B. Secure high-quality language resources by making use of expert knowledge of specialists in the field.
C. Strengthen research and development by distributing the language resources to private researchers, corporations, and research organizations.
D. Enable users to easily access and use the resources by operating a web-based language resource bank.
E. Increase and maximize public awareness of the importance of language resources as a research material.
F. Contribute to the acceleration of software development by reducing the time and cost needed for building the resources.
G. Provide customized resources by adjusting and processing language resources to meet user requests.
H. Promote further study on language resources by holding various national and international workshops.

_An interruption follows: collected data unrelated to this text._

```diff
diff --git a/h264-jm-commentary_amd/csrc/jmhip_abi.hip b/h264-jm-commentary_amd/csrc/jmhip_abi.hip
--- a/h264-jm-commentary_amd/csrc/jmhip_abi.hip
+++ b/h264-jm-commentary_amd/csrc/jmhip_abi.hip
@@ -1427,6 +1427,25 @@
     return JMH_OK;
 }
 
+int jmh_window_planes(jmh_ctx *c, const uint8_t *ref_y, int W, int H, int x0, int y0, int search_range, uint8_t *out) {
+    if (!c || !ref_y || !out) return JMH_E_INVALID_ARG;
+    if (W <= 0 || H <= 0 || (W & 15) || (H & 15) || W > 16384 || H > 16384) return JMH_E_INVALID_ARG;
+    if (search_range < 1 || search_range > SRMAX) return JMH_E_INVALID_ARG;
+    constexpr int WM = 4;
+    if (x0 < -(2 * search_range + WM) || x0 > W - 16 - WM || y0 < -(2 * search_range + WM) || y0 > H - 16 - WM) return JMH_E_INVALID_ARG;
+    const int wdim = 2 * search_range + 16 + 2 * WM;
+    const size_t npic = (size_t)W * H, nout = (size_t)4 * wdim * wdim;
+    HCHK(hipSetDevice(c->dev));
+    DevTemps tmp;
+    uint8_t *d_ref = nullptr, *d_out = nullptr;
+    if (tmp.alloc(&d_ref, npic) != hipSuccess || tmp.alloc(&d_out, nout) != hipSuccess) return JMH_E_OOM;
+    HCHK(hipMemcpyAsync(d_ref, ref_y, npic, hipMemcpyHostToDevice, c->st));
+    HCHK(jmh_launch_window_planes(d_ref, W, H, x0, y0, search_range, d_out, c->st));
+    HCHK(hipMemcpyAsync(out, d_out, nout, hipMemcpyDeviceToHost, c->st));
+    HCHK(hipStreamSynchronize(c->st));
+    return JMH_OK;
+}
+
 int jmh_read_recon(jmh_ctx *c, uint8_t *y, uint8_t *u, uint8_t *v, int sy, int sc) { return read_pic(c, y, u, v, sy, sc, false, false); }
 int jmh_read_recon_u16(jmh_ctx *c, uint16_t *y, uint16_t *u, uint16_t *v, int sy, int sc) { return read_pic(c, y, u, v, sy, sc, true, false); }
 int jmh_read_deblocked(jmh_ctx *c, uint8_t *y, uint8_t *u, uint8_t *v, int sy, int sc) { return read_pic(c, y, u, v, sy, sc, false, true); }
diff --git a/h264-jm-commentary_amd/jmhip.py b/h264-jm-commentary_amd/jmhip.py
--- a/h264-jm-commentary_amd/jmhip.py
+++ b/h264-jm-commentary_amd/jmhip.py
@@ -337,6 +337,11 @@
     "jmh_spiral_positions": (_I, [_P, _I, _P]),
 }
 EXPORTED_SPIRAL = tuple(_SIGS_SPIRAL)
+
+_SIGS_PLANES = {
+    "jmh_window_planes": (_I, [_P, _P, _I, _I, _I, _I, _I, _P]),
+}
+EXPORTED_PLANES = tuple(_SIGS_PLANES)
 
 
 def scale_taps(n_src, n_dst, filter, chroma_left=False):
@@ -1252,6 +1257,16 @@
         _check(fn(self.ctx, search_range, _ptr(out)), "jmh_spiral_positions")
         return out
 
+    def window_planes(self, ref_y, x0, y0, search_range):
+        fn = self.lib.jmh_window_planes
+        fn.restype, fn.argtypes = _SIGS_PLANES["jmh_window_planes"]
+        ref_y = np.ascontiguousarray(ref_y, np.uint8)
+        h, w = ref_y.shape
+        wdim = 2 * search_range + 24
+        out = np.empty((4, wdim, wdim), np.uint8)
+        _check(fn(self.ctx, _ptr(ref_y), w, h, int(x0), int(y0), int(search_range), _ptr(out)), "jmh_window_planes")
+        return out
+
     def sad_table(self, mb_xy, centres):
         mb_xy = np.ascontiguousarray(mb_xy, np.int32)
         centres = np.ascontiguousarray(centres, np.int32)
diff --git a/include/jmhip.h b/include/jmhip.h
--- a/include/jmhip.h
+++ b/include/jmhip.h
@@ -215,6 +215,7 @@
 #include "jmhip_yuv.h"
 #include "jmhip_tensor.h"
 #include "jmhip_spiral.h"
+#include "jmhip_planes.h"
 #include "jmhip_scale.h"
 #include "jmhip_output.h"
 #endif
diff --git a/include/jmhip_planes.h b/include/jmhip_planes.h
--- /dev/null
+++ b/include/jmhip_planes.h
@@ -0,0 +1,15 @@
+#ifndef JMHIP_PLANES_H
+#define JMHIP_PLANES_H
+
+#include <stdint.h>
+
+#ifdef __cplusplus
+extern "C" {
+#endif
+
+int  jmh_window_planes(jmh_ctx *c, const uint8_t *ref_y, int W, int H, int x0, int y0, int search_range, uint8_t *out);
+
+#ifdef __cplusplus
+}
+#endif
+#endif
```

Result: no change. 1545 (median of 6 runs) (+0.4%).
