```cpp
int launch_prune(const DevFamily& fam, int n, int R, int T, int max_depth, const int32_t* ops,
                 const double* brlen, const double* rates, const double* eig, const PruneWs& ws, const double* pi,
                 double* site_lik, int32_t* site_scal, hipStream_t stream, bool allow_fused) {
  const int L = fam.n_prune;
  const PruneWsSizes sizes = prune_ws_sizes(T, fam.msa_mixed_n != 0);
  if (L == 0) {
    hipLaunchKernelGGL(schedule_stack_check_kernel, dim3(n), dim3(64), 0, stream, T, std::max(max_depth, 1), 0, ops, ws.hdr, ws.err_flag);
    return R;
  }
  double* pmat = ws.scratch;
  const size_t rate_stride = sizes.scratch_doubles_per_rate;
  const DebugOptions& dbg = debug_options();
  const int cap_env = dbg.k1_tile_cap;
  const int cap = cap_env >= 64 ? std::min(cap_env, 1024) : 1024;
  const int tiles = (L + cap - 1) / cap;
  const int tile = tiles == 1 ? L : (((L + tiles - 1) / tiles + 127) & ~127);
  int n2 = tile / 128, n1;
  {
    const int rem = tile - 128 * n2;
    if (rem > 64) {
      ++n2;
      n1 = 0;
    } else {
      n1 = rem > 0 ? 1 : 0;
    }
  }
  const int wpr = n2 + n1;
  const size_t tip_bytes = (size_t)T * 16 * sizeof(double);
  const size_t pad = (size_t)n2 * 128 + (size_t)n1 * 64;
  const size_t tail_bytes = (((size_t)std::max(T - 2, 1) * sizeof(int2)) + 31) & ~(size_t)15;
  const bool mixed = fam.msa_mixed_n != 0;
  const size_t ones_bytes = mixed ? 32 : 0;
  const size_t fused_lds = std::max((size_t)R * tip_bytes + ones_bytes + tail_bytes, (size_t)R * pad * (5 * sizeof(double) + sizeof(int)));
  const bool fused = allow_fused && !dbg.k1_no_fuse && !dbg.k1_segments &&
                     ((R * wpr <= 8 && fused_lds <= 53 * 1024) ||
                      (R * wpr > 8 && R * wpr <= 16 && fused_lds <= 80 * 1024));
  const bool big = !fused && ((160 * 1024 / tip_bytes) * wpr / 4 < 5 || dbg.k1_segments);
  const bool tables_hook = dbg.k1_tables || dbg.k1_no_tables;
  const bool use_asm = !dbg.k1_cxx_walk;
  const bool stack_fused = fused && max_depth <= 4 && dbg.k1_stack && !tables_hook;
  const bool seg = big && max_depth <= 4 && !tables_hook;
  const size_t seg_bytes = (size_t)(2 * kSegOps + 1) * 16 * sizeof(double) + ones_bytes;
  size_t lds = fused ? fused_lds : seg ? seg_bytes : tip_bytes + ones_bytes + tail_bytes;
  if (lds > 160 * 1024) {
    snprintf(g_prune_error, sizeof(g_prune_error),
             "K1: a tree of %d tips with stack depth %d needs %zu bytes of LDS in the cherry-table form (160 KB per CU)", T, max_depth, lds);
    return -1;
  }
  if (stack_fused || seg) {
    hipLaunchKernelGGL(schedule_stack_check_kernel, dim3(n), dim3(64), 0, stream, T, stack_fused && max_depth <= 3 ? 3 : 4,
                       stack_fused ? 1 : 0, ops, ws.hdr, ws.err_flag);
  } else {
    hipLaunchKernelGGL(schedule_rewrite_kernel, dim3(n), dim3(64), (sizes.tabs_per_sample + 16) * sizeof(int), stream, T, max_depth,
                       (int)sizes.tabs_per_sample, dbg.k1_no_tables ? 0 : 1, ops, brlen, ws.wops, ws.wlen, ws.tabs, ws.hdr, ws.err_flag);
  }
  const int wg_waves = fused ? R * wpr : wpr;
  dim3 grid(tiles, fused ? 1 : R, n), block(64 * wg_waves);
  const int n_ops = T - 2;
  hipError_t attr_rc = hipSuccess;
#define LH_LAUNCH_K(K, NAME)                                                                                     \
  {                                                                                                              \
    if (lds > 64 * 1024)                                                                                         \
      attr_rc = hipFuncSetAttribute(reinterpret_cast<const void*>(K), hipFuncAttributeMaxDynamicSharedMemorySize, (int)lds); \
    snprintf(g_prune_form, sizeof(g_prune_form), "%s", NAME);                                                    \
    if (attr_rc == hipSuccess)                                                                                   \
      hipLaunchKernelGGL(K, grid, block, lds, stream, n, n2, tile, R, wpr, fam.msa, L, T, n_ops, ops, ws.hdr, ws.err_flag, \
                         brlen, rates, eig, pmat, rate_stride, pi, site_lik, site_scal);                        \
  }
#define LH_LAUNCH_CT(K, NAME)                                                                                    \
  {                                                                                                              \
    if (lds > 64 * 1024)                                                                                         \
      attr_rc = hipFuncSetAttribute(reinterpret_cast<const void*>(K), hipFuncAttributeMaxDynamicSharedMemorySize, (int)lds); \
    snprintf(g_prune_form, sizeof(g_prune_form), "%s", NAME);                                                    \
    if (attr_rc == hipSuccess)                                                                                   \
      hipLaunchKernelGGL(K, grid, block, lds, stream, n2, tile, R, wpr, fam.msa, fam.msa_planes, L, T, ws.wops, ws.wlen, ws.tabs, \
                         (int)sizes.tabs_per_sample, ws.hdr, brlen, rates, eig, pmat, rate_stride, pi, site_lik, \
                         site_scal);                                                                             \
  }
  const int lds_waves = lds == 0 ? 8 : (int)((160 * 1024 / lds) * wg_waves / 4);
  if (stack_fused) {
#define LH_LAUNCH_STACK(D, N)                                                          \
  {                                                                                    \
    if (lds_waves >= 6 && D == 3)                                                      \
      LH_LAUNCH_K((prune_kernel_w6<D, N>), "w6<" #D "," #N ">")                        \
    else if (lds_waves >= 5)                                                           \
      LH_LAUNCH_K((prune_kernel_w5<D, N>), "w5<" #D "," #N ">")                        \
    else                                                                               \
      LH_LAUNCH_K((prune_kernel_w4<D, N>), "w4<" #D "," #N ">")                        \
  }
    if (max_depth <= 3 && !mixed)
      LH_LAUNCH_STACK(3, false)
    else if (max_depth <= 3)
      LH_LAUNCH_STACK(3, true)
    else if (!mixed)
      LH_LAUNCH_STACK(4, false)
    else
      LH_LAUNCH_STACK(4, true)
#undef LH_LAUNCH_STACK
  } else if (seg) {
    if (dbg.k1_seg_waves == 4) {
      if (mixed)
        LH_LAUNCH_K((prune_kernel_seg4<4, true>), "seg4<4,true>")
      else
        LH_LAUNCH_K((prune_kernel_seg4<4, false>), "seg4<4,false>")
    } else {
      if (mixed)
        LH_LAUNCH_K((prune_kernel_seg<4, true>), "seg5<4,true>")
      else
        LH_LAUNCH_K((prune_kernel_seg<4, false>), "seg5<4,false>")
    }
  } else {
#define LH_LAUNCH_BUDGET(D, N, F, A)                                                          \
  {                                                                                           \
    if (lds_waves >= 6)                                                                       \
      LH_LAUNCH_CT((prune_kernel_ct6<D, N, F, A>), "ct6<" #D "," #N "," #F "," #A ">")        \
    else if (lds_waves >= 5)                                                                  \
      LH_LAUNCH_CT((prune_kernel_ct5<D, N, F, A>), "ct5<" #D "," #N "," #F "," #A ">")        \
    else                                                                                      \
      LH_LAUNCH_CT((prune_kernel_ct4<D, N, F, A>), "ct4<" #D "," #N "," #F "," #A ">")        \
  }
#define LH_LAUNCH_FORM(D, N, A)        \
  {                                    \
    if (fused)                         \
      LH_LAUNCH_BUDGET(D, N, true, A)  \
    else                               \
      LH_LAUNCH_BUDGET(D, N, false, A) \
  }
#define LH_LAUNCH_SHALLOW(D)           \
  {                                    \
    if (mixed && use_asm)              \
      LH_LAUNCH_FORM(D, true, true)    \
// ... 30 lines not shown
```

Before: 8.107 million.

## Re-read kernel arguments from kernarg segment to cut SGPR/VGPR pressure in prune_body_ct

Packs the prune kernel's many parameters into a struct and has the body reload fields from the kernarg segment (through opaque asm barriers) per phase instead of keeping them live across the asm walk. The naive-branch closing is moved out of the asm wave routine so the walk's register footprint shrinks. It also replaces the integer divide for the fused rate index with a loop or rcp-based estimate and rolls the table-building loop for the non-quad path. The aim is lower register pressure and fewer live values across the barrier, traded for extra scalar loads and some added complexity and risk.

```diff
diff --git a/linearham_amd/csrc/lh_prune.hip b/linearham_amd/csrc/lh_prune.hip
--- a/linearham_amd/csrc/lh_prune.hip
+++ b/linearham_amd/csrc/lh_prune.hip
@@ -1,6 +1,7 @@
 #include <cstdlib>
 
 #include <cstdio>
+#include <type_traits>
 
 #include "lh_device.h"
 
@@ -306,8 +307,7 @@
 template <int kDepth, bool kN, int S>
 __device__ __forceinline__ void prune_wave_asm(int block128, const uint64_t* __restrict__ planes, int n_blocks, int n_w,
                                                const WalkOp* __restrict__ wops, pmat_ptr pm, unsigned ctoff,
-                                               const double* tiptab, const double* naive_tab, const double* ones,
-                                               const double* __restrict__ p4, double (&lik)[S][5], int (&scl)[S]) {
+                                               const double* tiptab, const double* ones, double (&a)[S][4], int (&scal)[S]) {
   static_assert(S == 1 || S == 2, "one or two sites per lane");
   __attribute__((aligned(16))) double out_mem[4 * S + 2];
   __attribute__((aligned(16))) double deep_mem[(kDepth > 2 ? kDepth - 2 : 1) * 4 * S];
@@ -355,8 +355,6 @@
 #include "lh_prune_walk_clobbers_s1.inc"
     );
   }
-  double a[S][4];
-  int scal[S];
 #pragma unroll
   for (int s = 0; s < S; ++s)
 #pragma unroll
@@ -364,7 +362,6 @@
   const unsigned* packed = reinterpret_cast<const unsigned*>(out_mem + 4 * S);
 #pragma unroll
   for (int s = 0; s < S; ++s) scal[s] = (int)((packed[s / 2] >> (16 * (s & 1))) & 0xffffu);
-  close_naive_branch<S>(a, scal, naive_tab, p4, lik, scl);
 }
 
 template <int kDepth, int S, bool kN>
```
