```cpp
int cvo_hip_align(cvo_hip_ctx *ctx, cvo_hip_state *s, cvo_hip_trace *trace, int trace_cap,
                  int *n_iter)
{
    cvo_lock::Api api_guard;
    if (!ctx || !s) return CVO_HIP_ERR_INVALID;
    AlignJob j;
    j.ctx = ctx; j.s = s; j.trace = trace; j.trace_cap = trace_cap; j.n_iter = n_iter;
    j.paced = true;
    ctx->run_g_call = RUN_G;
    ctx->call_no_spec = false;
    int rc = job_begin(j);
    if (rc) return rc;
    while (!job_pump(j, true)) {}
    return j.rc;
}


}
```

cvo-rgbd_amd/csrc/cvo_kernels.hip:

```cpp
#include <algorithm>
#include <atomic>
#include <cstdlib>

#include "cvo_device.h"
#include "cvo_pair.h"

namespace cvo_dev {

typedef float f32x4 __attribute__((ext_vector_type(4)));

__device__ __forceinline__ float mv_row(const float *m, float x, float y, float z)
{
    return (m[0] * x + m[1] * y) + m[2] * z;
}

constexpr int FILTER_KMAX = 64;
size_t filter_smem_bytes(int jt)
{
    return (size_t)jt * 16 + ROWS_PER_TILE * 16 + 4 * TILE_STAGE * sizeof(TileEntry) +
           FILTER_KMAX * 4 * 4;
}

__device__ __forceinline__ void flush_tiles(const TileEntry *stage, int n, int lane, unsigned rot, unsigned region,
                                            const FilterArgs &a, int list, TileEntry *tiles, const int par)
// ... 1502 lines not shown
            if (dist < p.eps_2) {
                iter = k;
                done = DONE_BREAK_B;
                if (tr) tr->exit_code = 2;
            } else {
                if (acvo) {
                    ell = (float)((double)ell + p.dl_step * dl);
                    if (ell >= ell_max) {
                        ell = (float)(ell_max * 0.7);
                        ell_max = (float)(ell_max * 0.7);
                    }
                    ell = (ell < p.ell_min) ? p.ell_min : ell;
                } else {
                    ell = (k > 2) ? (float)0.10 : ell;
                    ell = (k > 9) ? (float)0.06 : ell;
                    ell = (k > 19) ? (float)0.03 : ell;
                }
                if (k + 1 >= p.max_iter) done = DONE_MAX_ITER;
                k = k + 1;
            }
        }
        if (timed) clk[2] = (long long)__builtin_readcyclecounter();
    }
    if (lane0) {
#pragma unroll
        for (int q = 0; q < 9; ++q) lds->R[q] = R[q];
#pragma unroll
        for (int q = 0; q < 3; ++q) lds->T[q] = T[q];
        lds->ell = ell; lds->ell_max = ell_max;
        lds->k = k; lds->iter = iter; lds->n_exec = n_exec; lds->n_slots = n_slots;
        lds->done = done;
        if (HM != HM_CLASSIC) lds->pending = 0;
    }
}

template <int HM>
__device__ __forceinline__ void head_plan(DevHead *lds, const PostStepArgs &a, const bool ran_post, const bool stalled,
                                          const unsigned (&flag)[LIST_N])
{
    const DevParams &p = a.prm;
    const bool async = p.async_xy != 0, aself = p.async_self != 0;
    const bool lane0 = (threadIdx.x & 63) == 0;
    PlanBuilds pb = HM == HM_CLASSIC ? plan_builds_classic(lds, false, false, false) : plan_builds_head(lds, false, false, false);
    pb.xy_failed = async && pb.xy_fresh >= 0 && (pb.xy_fresh ? flag[LIST_XYB] : flag[LIST_XY]) != 0u;
    pb.sf_failed[0] = aself ? (pb.sf_fresh[0] >= 0 && (pb.sf_fresh[0] ? flag[LIST_XXB] : flag[LIST_XX]) != 0u)
                            : (HM == HM_CLASSIC && stalled && flag[LIST_XX] != 0u);
    pb.sf_failed[1] = aself ? (pb.sf_fresh[1] >= 0 && (pb.sf_fresh[1] ? flag[LIST_YYB] : flag[LIST_YY]) != 0u)
                            : (HM == HM_CLASSIC && stalled && flag[LIST_YY] != 0u);
    const int xy_ck_done = (HM == HM_HEAD && ran_post && a.ck_nblk[LIST_XY] != 0 && flag[LIST_KEPT] == 0u) ? a.ck_nblk[LIST_XY] : 0;
    const int xy_ck_buf = lds->xy_active ? 1 : 0;
    const int sf_ck_done[2] = {(HM == HM_HEAD && ran_post && flag[LIST_KEPT] == 0u) ? a.ck_nblk[LIST_XX] : 0,
                               (HM == HM_HEAD && ran_post && flag[LIST_KEPT] == 0u) ? a.ck_nblk[LIST_YY] : 0};
    const int sf_ck_buf[2] = {lds->sf_active[0] ? 1 : 0, lds->sf_active[1] ? 1 : 0};
    bool ck_ok[3] = {false, false, false};
    if (HM == HM_CLASSIC && ran_post && flag[LIST_KEPT] == 0u) {
#pragma unroll
        for (int l = 0; l < 3; ++l) ck_ok[l] = a.ck_nblk[l] != 0 && flag[l] == 0u;
    }
    int done = lds->done;
    int pending = 0;
    {
        DevHead L;
        __builtin_memcpy(&L, lds, sizeof(DevHead));
        if (HM == HM_CLASSIC) {
            if (ck_ok[LIST_XY] && L.ck_nblk[LIST_XY] != a.ck_nblk[LIST_XY] && !p.async_xy) {
                if (L.reuse[LIST_XY]) L.list_stat[2] += 1;
                if (L.narrow & REC_BOUNDED) {
#pragma unroll
                    for (int q = 0; q < 9; ++q) { L.rec_Rt[q] = L.Rt[q]; if (lane0) lds->rec_Rt[q] = L.Rt[q]; }
#pragma unroll
                    for (int q = 0; q < 3; ++q) { L.rec_t[q] = L.t[q]; if (lane0) lds->rec_t[q] = L.t[q]; }
                }
            }
#pragma unroll
            for (int l = 0; l < 3; ++l)
                if (ck_ok[l]) L.ck_nblk[l] = a.ck_nblk[l];
        }
        if (xy_ck_done) { if (xy_ck_buf) L.xy_ck[1] = xy_ck_done; else L.xy_ck[0] = xy_ck_done; }
#pragma unroll
        for (int l = 0; l < 2; ++l)
            if (sf_ck_done[l]) { if (sf_ck_buf[l]) L.sf_ck[l][1] = sf_ck_done[l]; else L.sf_ck[l][0] = sf_ck_done[l]; }
        prepare_iteration(&L, lds, lane0, p, pb);
        if (pb.xy_failed || pb.sf_failed[0] || pb.sf_failed[1]) done = NEED_BIGGER_LIST;
        if (HM == HM_HEAD) pending = (done == RUNNING) ? 1 : 0;
        if (lane0) {
#pragma unroll
            for (int q = 0; q < 9; ++q) lds->Rt[q] = L.Rt[q];
#pragma unroll
            for (int q = 0; q < 3; ++q) { lds->t[q] = L.t[q]; lds->tauf[q] = L.tauf[q]; lds->list_r[q] = L.list_r[q];
                                          lds->list_ok[q] = L.list_ok[q]; lds->reuse[q] = L.reuse[q]; lds->ck_nblk[q] = L.ck_nblk[q]; }
            lds->kc_ell = L.kc_ell; lds->run_hint = L.run_hint; lds->r_last = L.r_last;
            lds->rec_r = L.rec_r; lds->narrow = L.narrow;
#pragma unroll
            for (int q = 0; q < 3; ++q) lds->list_stat[q] = L.list_stat[q];
            lds->xy_active = L.xy_active; lds->xy_target = L.xy_target; lds->stall = L.stall; lds->xy_fresh = L.xy_fresh;
            lds->tauf_build = L.tauf_build;
#pragma unroll
            for (int q = 0; q < 2; ++q) {
                lds->xy_ok[q] = L.xy_ok[q]; lds->xy_ck[q] = L.xy_ck[q]; lds->xy_r[q] = L.xy_r[q]; lds->rec_count[q] = L.rec_count[q];
                lds->sf_active[q] = L.sf_active[q]; lds->sf_target[q] = L.sf_target[q]; lds->sf_fresh[q] = L.sf_fresh[q];
                lds->sf_ok[q][0] = L.sf_ok[q][0]; lds->sf_ok[q][1] = L.sf_ok[q][1];
                lds->sf_ck[q][0] = L.sf_ck[q][0]; lds->sf_ck[q][1] = L.sf_ck[q][1];
                lds->sf_r[q][0] = L.sf_r[q][0]; lds->sf_r[q][1] = L.sf_r[q][1];
                lds->sf_tauf_build[q] = L.sf_tauf_build[q];
            }
            lds->done = done;
            if (HM != HM_CLASSIC) lds->pending = pending;
            count_async_plan(lds, lds, p);
        }
    }
}

template <int HM>
__device__ __forceinline__ void head_math(DevHead *lds, const PostStepArgs &a, const bool run_post, const bool stalled,
                                          const unsigned (&flag)[LIST_N], const bool publisher, const bool timed,
                                          long long (&clk)[4])
{
    head_post<HM>(lds, a, run_post, publisher, timed, clk);
    if (lds->done == RUNNING) head_plan<HM>(lds, a, run_post, stalled, flag);
    if (timed) clk[3] = (long long)__builtin_readcyclecounter();
}

template <int HM>
__device__ __forceinline__ void head_prepare_lists(const PostStepArgs &a, const DevHead *s_st)
{
    const int tid = threadIdx.x;
    const int nthr = blockDim.x;
    const bool async = a.prm.async_xy != 0, aself = a.prm.async_self != 0;
    if (a.build_mask && tid < 3) {
        const bool sync_list = !((async && tid == LIST_XY) || (aself && tid != LIST_XY));
        const bool build = sync_list && s_st->done == RUNNING && s_st->reuse[tid] == 0;
        if (build) atomicOr(&a.build_mask[tid], a.slot_bit);
        else atomicAnd(&a.build_mask[tid], ~a.slot_bit);
    }
    if (!(s_st->done == RUNNING || s_st->done == NEED_BIGGER_LIST)) return;
#pragma unroll
    for (int l = 0; l < 3; ++l) {
        if (s_st->reuse[l] || (async && l == LIST_XY) || (aself && l != LIST_XY)) continue;
        for (int q = tid; q < NSUB; q += nthr) a.st->sub[l][q] = 0u;
        if (tid == 0) atomicOr(&a.st->built[l][(s_st->k >> 5) & 63], 1u << (s_st->k & 31));
    }
    if (async && s_st->xy_target >= 0) {
        const int l = s_st->xy_target ? (int)LIST_XYB : (int)LIST_XY;
        for (int q = tid; q < NSUB; q += nthr) a.st->sub[l][q] = 0u;
    }
    if (aself)
        for (int l = 0; l < 2; ++l)
            if (s_st->sf_target[l] >= 0) {
                const int id = self_list_id(l, s_st->sf_target[l]);
                for (int q = tid; q < NSUB; q += nthr) a.st->sub[id][q] = 0u;
            }
    if (HM == HM_CLASSIC && tid < 8 && s_st->done == RUNNING) a.st->ovf[0][tid] = 0u;
}
__device__ __forceinline__ void head_publish(const PostStepArgs &a, const DevHead *s_st, DevHead *out, const bool math)
{
    const bool final_out = a.final_mirror != nullptr && (s_st->done == DONE_BREAK_A || s_st->done == DONE_BREAK_B || s_st->done == DONE_MAX_ITER);
    if (final_out) {
        const uint4 *src = reinterpret_cast<const uint4 *>(s_st);
        uint4 *dst = reinterpret_cast<uint4 *>(a.final_mirror);
        constexpr int pieces = (int)(DEVSTATE_HEAD_BYTES / 16);
        static_assert(pieces > 64 && pieces <= 128 && offsetof(DevHead, head_check_) == DEVSTATE_HEAD_BYTES - 12,
                      "one wave copies the head, two pieces per lane; the check word is the last piece's second word, held by the lanes' second pieces");
        if (threadIdx.x < 64) {
            const int p1 = (int)threadIdx.x + 64;
            const uint4 v0 = src[threadIdx.x];
            uint4 v = make_uint4(0u, 0u, 0u, 0u);
            if (p1 < pieces) v = src[p1];
            if (p1 == pieces - 1) v.y = 0u;
            unsigned sum = head_check_mix(v0.x, v0.y, v0.z, v0.w, threadIdx.x) + (p1 < pieces ? head_check_mix(v.x, v.y, v.z, v.w, (unsigned)p1) : 0u);
#pragma unroll
            for (int off = 32; off > 0; off >>= 1) sum += (unsigned)__shfl_xor((int)sum, off, 64);
            if (p1 == pieces - 1) v.y = sum;
            dst[threadIdx.x] = v0;
            if (p1 < pieces) dst[p1] = v;
        }
        __threadfence_system();
        __syncthreads();
    }
    if (threadIdx.x == 0) {
        if (math && a.hint_mirror && s_st->done == RUNNING) *a.hint_mirror = s_st->run_hint;
        if (math && a.progress_mirror && s_st->done == RUNNING) *a.progress_mirror = s_st->n_slots;
        if (a.done_mirror && s_st->done != RUNNING) *a.done_mirror = s_st->done;
    }
    state_head_from_lds(s_st, out);
}
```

5. Expected Impacts of the BORA

5.1 Completion of Relevant Research Aspects

A. Avoid research duplication by sharing the resources with other domestic research organizations.
B. Raise Korea’s international status by providing high-quality Korean language resources to foreign researchers, demonstrating the advanced level of Korea’s information technology.
C. Establish standardization of language-based system designs.
D. Shorten research procedures for private researchers by automatically processing high-capacity language resources through the bank.
E. Make research and strategy planning more efficient by enabling the rapid querying and sharing of the language resources.

5.2 Economic and Technological Aspects

A. Cost reduction expected through the systematic construction, management, and distribution of language resource information.
B. Overlapping of tasks prevented in nationwide data research and analysis projects by constructing a language-related information system.
C. Laying the foundation for internet semantic technology, which will be crucial for future society, through the development of language resource contents adapted to the on-line environment.
D. As the computer becomes used for artificial intelligence applications, the natural language processing system’s added value and competitiveness will increase through the increased use of language resource applications, which will serve as the basis for the businesses of the future (Ubiquitous technology, E-business).
E. Facilitating the revitalization and utilization of the market for the next generation of semantic information technology, by providing the foundation for cyber information technology development.

5.3 National Aspects

A. Secure infrastructure for the development of language information processing system.
B. Enable the searching and utilization of a diverse range of information through developed software tools.
C. Help ordinary users to enjoy internet culture more conveniently by promoting natural language-based internet technology.
D. Provide cutting-edge text-mining technologies, such as Bio-Informatics and Medical Informatics, to the areas of industry where they are required.